#ifndef PT_SHADE_PF_DEEP
#define PT_SHADE_PF_DEEP 0
#endif
#ifndef PT_LOBES_IN_LDS
#define PT_LOBES_IN_LDS 1
#endif
#ifndef PT_TEX_PROGS_GLOBAL
#define PT_TEX_PROGS_GLOBAL 1
#endif
#ifndef PT_LIGHTS_IN_LDS
#define PT_LIGHTS_IN_LDS 8
#endif
#ifndef PT_TEX_NOUNROLL
// ... 799 lines not shown
        "v_add_u32 %[sa], %[slot], %[sa]\n\t"
        "v_mov_b32 %[top], %[c0]\n\t"
        "ds_write_b32 %[sa], %[c0]\n\t"
        "s_mov_b64 exec, %[e1]\n\t"
        "v_add_u32 %[sa], %[slot], %[sa]\n\t"
        "v_mov_b32 %[top], %[c1]\n\t"
        "ds_write_b32 %[sa], %[c1]\n\t"
        "s_mov_b64 exec, %[e2]\n\t"
        "v_add_u32 %[sa], %[slot], %[sa]\n\t"
        "v_mov_b32 %[top], %[c2]\n\t"
        "ds_write_b32 %[sa], %[c2]\n\t"
        "s_mov_b64 exec, %[e3]\n\t"
        "v_add_u32 %[sa], %[slot], %[sa]\n\t"
        "v_mov_b32 %[top], %[c3]\n\t"
        "ds_write_b32 %[sa], %[c3]\n\t"
        "s_mov_b64 exec, %[sv]"
        : [sa] "+v"(sa), [top] "+v"(top), [sv] "=&s"(sv)
        : [e0] "s"(e0), [e1] "s"(e1), [e2] "s"(e2), [e3] "s"(e3), [c0] "v"(c0), [c1] "v"(c1), [c2] "v"(c2), [c3] "v"(c3), [slot] "s"(PT_SLOT)
        : "memory");
}
typedef __attribute__((address_space(3))) void* pt_lds_void;
typedef const __attribute__((address_space(1))) void* pt_global_cvoid;
typedef float pt_v4f __attribute__((ext_vector_type(4)));
typedef uint32_t pt_v4u __attribute__((ext_vector_type(4)));
PT_DEV float4 lds_load4(uint32_t a) { const pt_v4f v = *(__attribute__((address_space(3))) const pt_v4f*)(size_t)a; return make_float4(v.x, v.y, v.z, v.w); }
PT_DEV uint4 lds_load4u(uint32_t a) { const pt_v4u v = *(__attribute__((address_space(3))) const pt_v4u*)(size_t)a; return make_uint4(v.x, v.y, v.z, v.w); }
PT_DEV uint32_t node_round_issue(const PtScene& sc, LaneRay& r, TravCtx& c, bool w_node) {
    uint32_t ref = PT_EMPTY_REF, top = PT_EMPTY_REF;
    if (w_node) {
#ifdef PT_STACK_HIST
        atomicAdd(c.spill - ((size_t)blockIdx.x * PT_BLOCK + threadIdx.x) - PT_DIAG_WORDS + 1024u + min(fs_slot(c, r.sa), 63u), 1u);
#endif
        ref = r.top;
        r.sa -= PT_SLOT;
        top = lds_load(r.sa);
        c.n_nodes++;
    }
    lds_store(c.idx_pub, ref);
    __builtin_amdgcn_fence(__ATOMIC_RELEASE, "wavefront");
    __builtin_amdgcn_wave_barrier();
    __builtin_amdgcn_fence(__ATOMIC_ACQUIRE, "wavefront");
    {
        const uint4 ia = lds_load4u(c.idx_ld), ib = lds_load4u(c.idx_ld + 16u);
        const uint32_t ids[8] = {ia.x, ia.y, ia.z, ia.w, ib.x, ib.y, ib.z, ib.w};
        const uint32_t lane = threadIdx.x & 63u;
        const uint32_t coff = ((lane & 7u) ^ (lane >> 3)) << 4;
        const char* nb = reinterpret_cast<const char*>(sc.nodes);
        const uint32_t piece0 = (uint32_t)__builtin_amdgcn_readfirstlane((int)c.stage_wave);
#pragma unroll
        for (uint32_t j = 0; j < 8u; j++)
            if (ids[j] != PT_EMPTY_REF)
                __builtin_amdgcn_global_load_lds((pt_global_cvoid)(nb + ((ids[j] << 7) + coff)), (pt_lds_void)(size_t)(piece0 + j * 1024u), 16, 0, 0);
    }
    return top;
}
PT_DEV void node_round_finish(LaneRay& r, TravCtx& c, bool w_node, uint32_t top) {
    if (w_node) {
        const float4 nx = lds_load4(r.o_nx), fx = lds_load4(r.o_fx), ny = lds_load4(r.o_ny), fy = lds_load4(r.o_fy), nz = lds_load4(r.o_nz), fz = lds_load4(r.o_fz);
        const uint4 ch = lds_load4u(c.stage_chunk(6u));
        const uint32_t lut = lds_load(c.stage_chunk(7u) + 4u);
        const float ox = r.o.x, oy = r.o.y, oz = r.o.z, ix = r.idir.x, iy = r.idir.y, iz = r.idir.z;
#define PT_SLAB(C) (v_min3(v_min(r.tmax, (fx.C - ox) * ix), (fy.C - oy) * iy, (fz.C - oz) * iz) >= v_max3(v_max(r.tmin, (nx.C - ox) * ix), (ny.C - oy) * iy, (nz.C - oz) * iz))
        const bool h0 = PT_SLAB(x), h1 = PT_SLAB(y), h2 = PT_SLAB(z), h3 = PT_SLAB(w);
#undef PT_SLAB
        const bool T = (lut & r.m_t) != 0u, L = (lut & r.m_l) != 0u, R = (lut & r.m_r) != 0u;
        const uint32_t l0 = L ? ch.x : ch.y, l1 = L ? ch.y : ch.x, r0 = R ? ch.z : ch.w, r1 = R ? ch.w : ch.z;
        const uint32_t c0 = T ? l0 : r0, c1 = T ? l1 : r1, c2 = T ? r0 : l0, c3 = T ? r1 : l1;
        const unsigned long long H0 = __ballot(h0), H1 = __ballot(h1), H2 = __ballot(h2), H3 = __ballot(h3), Tm = __ballot(T), Lm = __ballot(L), Rm = __ballot(R);
        const unsigned long long yl = Lm & (H0 ^ H1), el0 = H1 ^ yl, el1 = H0 ^ yl;
        const unsigned long long yr = Rm & (H2 ^ H3), er0 = H3 ^ yr, er1 = H2 ^ yr;
        const unsigned long long y0 = Tm & (el0 ^ er0), e0 = er0 ^ y0, e2 = el0 ^ y0;
        const unsigned long long y1 = Tm & (el1 ^ er1), e1 = er1 ^ y1, e3 = el1 ^ y1;
        fs_push4_exec(r.sa, top, c0, c1, c2, c3, e0, e1, e2, e3);
        r.top = top;
    }
}

template <int TOUCH>
PT_DEV void node_step_lean(const PtScene& sc, LaneRay& r, TravCtx& c) {
    const uint32_t ref = r.top;
    r.sa -= PT_SLOT;
    uint32_t top = lds_load(r.sa);
    c.n_nodes++;
    const char* nb = reinterpret_cast<const char*>(sc.nodes);
    const uint32_t no = ref << 7;
    float4 nx, fx, ny, fy, nz, fz;
    uint4 ch;
#if PT_TOP_NODES > 0
    const bool in_lds = no < c.top_bytes;
    c.n_nodes_lds += in_lds ? 1u : 0u;
    if (in_lds) {
        const uint32_t la = c.top_lds + no - (no >> 3);
        nx = lds_load4(la + r.o_nx); fx = lds_load4(la + r.o_fx); ny = lds_load4(la + r.o_ny); fy = lds_load4(la + r.o_fy);
        nz = lds_load4(la + r.o_nz); fz = lds_load4(la + r.o_fz);
        ch = lds_load4u(la + 96u);
    }
    if (!in_lds)
#endif
    {
        nx = *reinterpret_cast<const float4*>(nb + (no + r.o_nx)); fx = *reinterpret_cast<const float4*>(nb + (no + r.o_fx));
        ny = *reinterpret_cast<const float4*>(nb + (no + r.o_ny)); fy = *reinterpret_cast<const float4*>(nb + (no + r.o_fy));
        nz = *reinterpret_cast<const float4*>(nb + (no + r.o_nz)); fz = *reinterpret_cast<const float4*>(nb + (no + r.o_fz));
        ch = *reinterpret_cast<const uint4*>(nb + (no + 96u));
    }
    const float ox = r.o.x, oy = r.o.y, oz = r.o.z, ix = r.idir.x, iy = r.idir.y, iz = r.idir.z;
#define PT_SLAB(C) (v_min3(v_min(r.tmax, (fx.C - ox) * ix), (fy.C - oy) * iy, (fz.C - oz) * iz) >= v_max3(v_max(r.tmin, (nx.C - ox) * ix), (ny.C - oy) * iy, (nz.C - oz) * iz))
    const bool h0 = PT_SLAB(x), h1 = PT_SLAB(y), h2 = PT_SLAB(z), h3 = PT_SLAB(w);
#undef PT_SLAB
    const bool T = __builtin_amdgcn_ubfe(r.sbits, __builtin_amdgcn_ubfe(ch.x, PT_REF_AXIS_SHIFT, 2), 1) != 0u;
    const bool L = __builtin_amdgcn_ubfe(r.sbits, __builtin_amdgcn_ubfe(ch.y, PT_REF_AXIS_SHIFT, 2), 1) != 0u;
    const bool R = __builtin_amdgcn_ubfe(r.sbits, __builtin_amdgcn_ubfe(ch.w, PT_REF_AXIS_SHIFT, 2), 1) != 0u;
    const uint32_t l0 = L ? ch.x : ch.y, l1 = L ? ch.y : ch.x, r0 = R ? ch.z : ch.w, r1 = R ? ch.w : ch.z;
    const uint32_t c0 = T ? l0 : r0, c1 = T ? l1 : r1, c2 = T ? r0 : l0, c3 = T ? r1 : l1;
    const unsigned long long H0 = __ballot(h0), H1 = __ballot(h1), H2 = __ballot(h2), H3 = __ballot(h3), Tm = __ballot(T), Lm = __ballot(L), Rm = __ballot(R);
    const unsigned long long yl = Lm & (H0 ^ H1), el0 = H1 ^ yl, el1 = H0 ^ yl;
    const unsigned long long yr = Rm & (H2 ^ H3), er0 = H3 ^ yr, er1 = H2 ^ yr;
    const unsigned long long y0 = Tm & (el0 ^ er0), e0 = er0 ^ y0, e2 = el0 ^ y0;
    const unsigned long long y1 = Tm & (el1 ^ er1), e1 = er1 ^ y1, e3 = el1 ^ y1;
    fs_push4_exec(r.sa, top, c0, c1, c2, c3, e0, e1, e2, e3);
    r.top = top;
    if constexpr (TOUCH != 0) {
        unsigned long long p0, p1, p2, p3 = 0ull;
        if (TOUCH >= 4) { p0 = e0; p1 = e1; p2 = e2; p3 = e3; }
        else { p0 = e0 & (e1 | e2 | e3); p1 = e1 & (e2 | e3); p2 = e2 & e3; }
        const unsigned long long me = 1ull << (threadIdx.x & 63u);
        const char* tb = reinterpret_cast<const char*>(sc.tris);
        auto touch = [&](uint32_t cref) {
            if (TOUCH == 2 && (cref & PT_LEAF_BIT)) return;
            if (TOUCH >= 3 && !(cref & PT_LEAF_BIT)) return;
            const char* a = (cref & PT_LEAF_BIT) ? tb + (size_t)(cref & PT_LEAF_FIRST_MASK) * 48u : nb + (size_t)(cref << 7);
            uint32_t v = *reinterpret_cast<const uint32_t*>(a);
            asm volatile("" :: "v"(v));
            if (TOUCH == 5 && ((cref >> PT_LEAF_COUNT_SHIFT) & 7u) >= 2u) {
                uint32_t w = *reinterpret_cast<const uint32_t*>(a + 128);
                asm volatile("" :: "v"(w));
            }
        };
        if (p0 & me) touch(c0);
        if (p1 & me) touch(c1);
        if (p2 & me) touch(c2);
        if (p3 & me) touch(c3);
    }
}

#ifndef PT_NODE_COOP
#define PT_NODE_COOP 1
#endif
#ifndef PT_COOP_TOUCH
#define PT_COOP_TOUCH 0
#endif
#if PT_NODE_COOP
#define PT_PAIR_U(x) ((uint32_t)__builtin_amdgcn_update_dpp(0, (int)(x), 0xB1, 0xF, 0xF, false))
#define PT_PAIR_F(x) __builtin_bit_cast(float, __builtin_amdgcn_update_dpp(0, __builtin_bit_cast(int, (x)), 0xB1, 0xF, 0xF, false))
template <int TOUCH>
PT_DEV void node_step_coop(const PtScene& sc, LaneRay& r, TravCtx& c, bool w_node, unsigned long long m_node) {
    constexpr unsigned long long kEven = 0x5555555555555555ull, kOdd = 0xAAAAAAAAAAAAAAAAull;
    const unsigned long long ev = m_node & kEven, od = m_node & kOdd;
    const unsigned long long m_y = ev | (ev << 1), m_z = od | (od >> 1);
    if (__builtin_amdgcn_inverse_ballot_w64(m_y | m_z)) {
        const uint32_t ref = r.top;
        const uint32_t no = ref << 7;
        const char* nb = reinterpret_cast<const char*>(sc.nodes);
        uint32_t top = PT_EMPTY_REF;
        const bool in_lds = w_node && no < c.top_bytes;
        if (w_node) { r.sa -= PT_SLOT; top = lds_load(r.sa); c.n_nodes++; c.n_nodes_lds += in_lds ? 1u : 0u; }
        const unsigned long long m_lds = __ballot(in_lds), le = m_lds & kEven, lo = m_lds & kOdd;
        const unsigned long long y_lds = le | (le << 1), z_lds = lo | (lo >> 1);
        const uint32_t base = in_lds ? c.top_lds + no - (no >> 3) : no;
        uint32_t a1 = base + r.o_nx, a2 = base + r.o_ny, a3 = base + r.o_nz;
        uint32_t b1 = PT_PAIR_U(base + r.o_fx), b2 = PT_PAIR_U(base + r.o_fy), b3 = PT_PAIR_U(base + r.o_fz);
        unsigned long long sv;
        asm volatile("s_mov_b64 %[sv], exec\n\ts_and_b64 exec, exec, %[om]\n\tv_swap_b32 %0, %3\n\tv_swap_b32 %1, %4\n\tv_swap_b32 %2, %5\n\ts_mov_b64 exec, %[sv]"
                     : "+v"(a1), "+v"(a2), "+v"(a3), "+v"(b1), "+v"(b2), "+v"(b3), [sv] "=&s"(sv) : [om] "s"(kOdd));
        float4 x1, x2, x3, x4, x5, x6;
        uint4 ch;
        if (__builtin_amdgcn_inverse_ballot_w64(m_y & y_lds)) { x1 = lds_load4(a1); x2 = lds_load4(a2); x3 = lds_load4(a3); }
        if (__builtin_amdgcn_inverse_ballot_w64(m_z & z_lds)) { x4 = lds_load4(b1); x5 = lds_load4(b2); x6 = lds_load4(b3); }
        if (in_lds) ch = lds_load4u(base + 96u);
        if (__builtin_amdgcn_inverse_ballot_w64(m_y & ~y_lds)) {
            x1 = *reinterpret_cast<const float4*>(nb + a1); x2 = *reinterpret_cast<const float4*>(nb + a2); x3 = *reinterpret_cast<const float4*>(nb + a3);
        }
        if (__builtin_amdgcn_inverse_ballot_w64(m_z & ~z_lds)) {
            x4 = *reinterpret_cast<const float4*>(nb + b1); x5 = *reinterpret_cast<const float4*>(nb + b2); x6 = *reinterpret_cast<const float4*>(nb + b3);
        }
        if (__builtin_amdgcn_inverse_ballot_w64(m_node & ~m_lds)) ch = *reinterpret_cast<const uint4*>(nb + (no + 96u));
        asm volatile("s_mov_b64 %[sv], exec\n\ts_and_b64 exec, exec, %[om]\n\t"
                     "v_swap_b32 %0, %12\n\tv_swap_b32 %1, %13\n\tv_swap_b32 %2, %14\n\tv_swap_b32 %3, %15\n\t"
                     "v_swap_b32 %4, %16\n\tv_swap_b32 %5, %17\n\tv_swap_b32 %6, %18\n\tv_swap_b32 %7, %19\n\t"
                     "v_swap_b32 %8, %20\n\tv_swap_b32 %9, %21\n\tv_swap_b32 %10, %22\n\tv_swap_b32 %11, %23\n\t"
                     "s_mov_b64 exec, %[sv]\n\ts_nop 1"
                     : "+v"(x1.x), "+v"(x1.y), "+v"(x1.z), "+v"(x1.w), "+v"(x2.x), "+v"(x2.y), "+v"(x2.z), "+v"(x2.w), "+v"(x3.x), "+v"(x3.y), "+v"(x3.z), "+v"(x3.w),
                       "+v"(x4.x), "+v"(x4.y), "+v"(x4.z), "+v"(x4.w), "+v"(x5.x), "+v"(x5.y), "+v"(x5.z), "+v"(x5.w), "+v"(x6.x), "+v"(x6.y), "+v"(x6.z), "+v"(x6.w), [sv] "=&s"(sv)
                     : [om] "s"(kOdd));
        const float ox = r.o.x, oy = r.o.y, oz = r.o.z, ix = r.idir.x, iy = r.idir.y, iz = r.idir.z;
#define PT_SLAB(C) (v_min3(v_min(r.tmax, (PT_PAIR_F(x4.C) - ox) * ix), (PT_PAIR_F(x5.C) - oy) * iy, (PT_PAIR_F(x6.C) - oz) * iz) >= \
                    v_max3(v_max(r.tmin, (x1.C - ox) * ix), (x2.C - oy) * iy, (x3.C - oz) * iz))
        const bool h0 = PT_SLAB(x), h1 = PT_SLAB(y), h2 = PT_SLAB(z), h3 = PT_SLAB(w);
#undef PT_SLAB
        const bool T = __builtin_amdgcn_ubfe(r.sbits, __builtin_amdgcn_ubfe(ch.x, PT_REF_AXIS_SHIFT, 2), 1) != 0u;
        const bool L = __builtin_amdgcn_ubfe(r.sbits, __builtin_amdgcn_ubfe(ch.y, PT_REF_AXIS_SHIFT, 2), 1) != 0u;
        const bool R = __builtin_amdgcn_ubfe(r.sbits, __builtin_amdgcn_ubfe(ch.w, PT_REF_AXIS_SHIFT, 2), 1) != 0u;
        const uint32_t l0 = L ? ch.x : ch.y, l1 = L ? ch.y : ch.x, r0 = R ? ch.z : ch.w, r1 = R ? ch.w : ch.z;
        const uint32_t c0 = T ? l0 : r0, c1 = T ? l1 : r1, c2 = T ? r0 : l0, c3 = T ? r1 : l1;
        const unsigned long long H0 = __ballot(h0) & m_node, H1 = __ballot(h1) & m_node, H2 = __ballot(h2) & m_node, H3 = __ballot(h3) & m_node;
        const unsigned long long Tm = __ballot(T), Lm = __ballot(L), Rm = __ballot(R);
        const unsigned long long yl = Lm & (H0 ^ H1), el0 = H1 ^ yl, el1 = H0 ^ yl;
        const unsigned long long yr = Rm & (H2 ^ H3), er0 = H3 ^ yr, er1 = H2 ^ yr;
        const unsigned long long y0 = Tm & (el0 ^ er0), e0 = er0 ^ y0, e2 = el0 ^ y0;
        const unsigned long long y1 = Tm & (el1 ^ er1), e1 = er1 ^ y1, e3 = el1 ^ y1;
        fs_push4_exec(r.sa, top, c0, c1, c2, c3, e0, e1, e2, e3);
        if (w_node) r.top = top;
        if constexpr (TOUCH != 0 && PT_COOP_TOUCH) {
            const unsigned long long p0 = e0 & (e1 | e2 | e3), p1 = e1 & (e2 | e3), p2 = e2 & e3;
            const char* tb = reinterpret_cast<const char*>(sc.tris);
            auto touch = [&](uint32_t cref) {
                if (!(cref & PT_LEAF_BIT)) return;
                uint32_t v = *reinterpret_cast<const uint32_t*>(tb + (size_t)(cref & PT_LEAF_FIRST_MASK) * 48u);
                asm volatile("" :: "v"(v));
            };
            if (__builtin_amdgcn_inverse_ballot_w64(p0)) touch(c0);
            if (__builtin_amdgcn_inverse_ballot_w64(p1)) touch(c1);
            if (__builtin_amdgcn_inverse_ballot_w64(p2)) touch(c2);
        }
    }
}
#endif

template <bool SPH, bool INST, bool ALPHA = false>
PT_DEV int32_t trace_closest(const PtScene& sc, V3 o, V3 d, float t_max, TravCtx& c, float* t_out, uint32_t* inst_out) {
    LaneRay r;
    ray_begin(sc, r, o, d, t_max);
    while (!ray_done(r)) ray_step<SPH, INST, ALPHA>(sc, r, false, c);
    *t_out = r.ray_tmax;
    *inst_out = r.best_inst;
    return r.best;
}
template <bool SPH, bool INST, bool ALPHA = false>
PT_DEV bool trace_any(const PtScene& sc, V3 o, V3 d, float t_max, TravCtx& c) {
    LaneRay r;
    ray_begin(sc, r, o, d, t_max);
    while (!ray_done(r)) ray_step<SPH, INST, ALPHA>(sc, r, true, c);
    return r.best >= 0;
}

PT_DEV void flush_counters(PtCounters* g, unsigned long long* s_cnt, unsigned long long regular, unsigned long long shadow,
                           unsigned long long nodes, unsigned long long tris) {
    if (threadIdx.x < 4) s_cnt[threadIdx.x] = 0;
    __syncthreads();
    if (regular) atomicAdd(&s_cnt[0], regular);
    if (shadow) atomicAdd(&s_cnt[1], shadow);
    if (nodes) atomicAdd(&s_cnt[2], nodes);
    if (tris) atomicAdd(&s_cnt[3], tris);
    __syncthreads();
    if (threadIdx.x == 0) {
        if (s_cnt[0]) atomicAdd(&g->regular_rays, s_cnt[0]);
        if (s_cnt[1]) atomicAdd(&g->shadow_rays, s_cnt[1]);
        if (s_cnt[2]) atomicAdd(&g->nodes, s_cnt[2]);
        if (s_cnt[3]) atomicAdd(&g->tris, s_cnt[3]);
    }
}

PT_DEV uint32_t wave_ticket(uint32_t* ticket) {
    uint32_t base = 0;
    if ((threadIdx.x & 63) == 0) base = atomicAdd(ticket, 64u);
    return (uint32_t)__builtin_amdgcn_readfirstlane((int)base);
}

#ifdef PT_PROFILE_PHASES
#define PT_PROF_T(name) const unsigned long long name = (unsigned long long)__builtin_readcyclecounter()
#define PT_PROF_SET(name) name = (unsigned long long)__builtin_readcyclecounter()
#else
#define PT_PROF_T(name) do { } while (0)
#define PT_PROF_SET(name) do { } while (0)
#endif
#ifndef PT_REFILL_MIN
#define PT_REFILL_MIN 8
#endif
#ifndef PT_LEAF_MIN
#define PT_LEAF_MIN 24
#endif
#ifndef PT_LEAF_MIN_INST
#define PT_LEAF_MIN_INST 40
#endif
#ifndef PT_TRACE_WAVES
#define PT_TRACE_WAVES 4
#endif
#ifndef PT_TRACE_DIST_WAVES
#if PT_NODE_STAGED
#define PT_TRACE_DIST_WAVES 3
#else
#define PT_TRACE_DIST_WAVES 4
#endif
#endif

■ ■ ■ ■

_PROBLEM:_
Working through the records, copy each line in which the word "constexpr" appears.

_ANSWER SPACE:_
    if constexpr (TOUCH != 0) {
    constexpr unsigned long long kEven = 0x5555555555555555ull, kOdd = 0xAAAAAAAAAAAAAAAAull;
        if constexpr (TOUCH != 0 && PT_COOP_TOUCH) {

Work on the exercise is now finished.